» Brief
Keep only the lines of the data below that contain "enter", and copy them.

*** Opening Data for review ***

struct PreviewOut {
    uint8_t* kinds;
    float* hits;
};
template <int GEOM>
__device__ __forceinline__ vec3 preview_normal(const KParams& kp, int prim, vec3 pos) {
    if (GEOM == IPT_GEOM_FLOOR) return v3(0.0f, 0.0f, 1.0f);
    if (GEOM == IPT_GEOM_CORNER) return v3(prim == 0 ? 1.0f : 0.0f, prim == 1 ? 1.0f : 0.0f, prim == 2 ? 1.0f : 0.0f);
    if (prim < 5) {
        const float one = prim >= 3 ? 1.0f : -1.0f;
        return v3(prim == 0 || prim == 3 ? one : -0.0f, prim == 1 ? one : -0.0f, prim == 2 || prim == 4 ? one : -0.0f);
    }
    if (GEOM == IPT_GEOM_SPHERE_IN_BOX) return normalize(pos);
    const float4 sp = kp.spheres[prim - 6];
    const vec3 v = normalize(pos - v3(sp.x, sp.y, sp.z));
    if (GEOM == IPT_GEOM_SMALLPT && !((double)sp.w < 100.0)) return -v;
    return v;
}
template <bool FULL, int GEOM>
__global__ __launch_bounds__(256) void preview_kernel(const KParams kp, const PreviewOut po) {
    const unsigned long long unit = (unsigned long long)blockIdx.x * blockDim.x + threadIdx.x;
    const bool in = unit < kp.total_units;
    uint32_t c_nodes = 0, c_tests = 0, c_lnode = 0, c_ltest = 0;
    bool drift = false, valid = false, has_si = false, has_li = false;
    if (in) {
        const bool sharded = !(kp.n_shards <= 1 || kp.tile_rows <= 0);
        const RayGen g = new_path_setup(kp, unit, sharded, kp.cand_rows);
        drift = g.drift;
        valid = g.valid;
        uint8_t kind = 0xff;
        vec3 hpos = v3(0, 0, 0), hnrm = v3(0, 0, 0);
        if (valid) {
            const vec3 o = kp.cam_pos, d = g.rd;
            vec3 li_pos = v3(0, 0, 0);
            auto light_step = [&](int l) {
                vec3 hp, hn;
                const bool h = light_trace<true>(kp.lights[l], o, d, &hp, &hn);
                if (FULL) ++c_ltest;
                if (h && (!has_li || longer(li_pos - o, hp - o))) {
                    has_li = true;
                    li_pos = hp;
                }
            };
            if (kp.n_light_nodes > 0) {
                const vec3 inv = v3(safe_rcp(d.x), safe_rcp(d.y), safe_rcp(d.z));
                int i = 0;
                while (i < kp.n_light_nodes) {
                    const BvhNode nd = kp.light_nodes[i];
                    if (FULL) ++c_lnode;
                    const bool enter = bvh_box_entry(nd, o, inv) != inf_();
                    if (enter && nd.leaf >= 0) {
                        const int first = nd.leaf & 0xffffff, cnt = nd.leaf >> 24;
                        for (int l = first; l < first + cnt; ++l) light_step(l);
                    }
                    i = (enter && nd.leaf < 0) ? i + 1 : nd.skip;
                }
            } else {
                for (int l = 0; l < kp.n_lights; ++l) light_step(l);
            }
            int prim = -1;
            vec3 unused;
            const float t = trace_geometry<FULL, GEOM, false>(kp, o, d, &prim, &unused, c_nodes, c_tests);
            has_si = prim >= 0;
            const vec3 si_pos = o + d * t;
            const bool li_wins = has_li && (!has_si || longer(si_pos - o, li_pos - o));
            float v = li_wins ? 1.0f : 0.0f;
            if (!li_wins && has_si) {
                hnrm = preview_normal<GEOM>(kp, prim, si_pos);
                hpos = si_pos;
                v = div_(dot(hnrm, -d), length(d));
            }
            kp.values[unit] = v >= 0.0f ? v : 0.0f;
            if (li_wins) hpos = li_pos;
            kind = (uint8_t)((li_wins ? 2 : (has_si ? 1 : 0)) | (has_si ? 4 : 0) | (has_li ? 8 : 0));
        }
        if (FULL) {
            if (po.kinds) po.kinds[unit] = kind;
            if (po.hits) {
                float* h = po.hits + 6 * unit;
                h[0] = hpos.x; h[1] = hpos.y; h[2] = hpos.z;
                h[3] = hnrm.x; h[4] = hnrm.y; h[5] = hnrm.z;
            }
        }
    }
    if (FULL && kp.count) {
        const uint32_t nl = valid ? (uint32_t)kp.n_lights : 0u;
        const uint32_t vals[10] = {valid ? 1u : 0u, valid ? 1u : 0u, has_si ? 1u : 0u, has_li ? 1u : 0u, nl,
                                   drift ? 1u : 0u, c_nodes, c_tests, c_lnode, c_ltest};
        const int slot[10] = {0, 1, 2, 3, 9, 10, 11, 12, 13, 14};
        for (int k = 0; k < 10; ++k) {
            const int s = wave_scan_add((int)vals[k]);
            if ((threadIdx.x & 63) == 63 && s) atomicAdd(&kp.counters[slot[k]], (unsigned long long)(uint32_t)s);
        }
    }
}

*** Closing Data for review ***

» Task solution
                    const bool enter = bvh_box_entry(nd, o, inv) != inf_();
                    if (enter && nd.leaf >= 0) {
                    i = (enter && nd.leaf < 0) ? i + 1 : nd.skip;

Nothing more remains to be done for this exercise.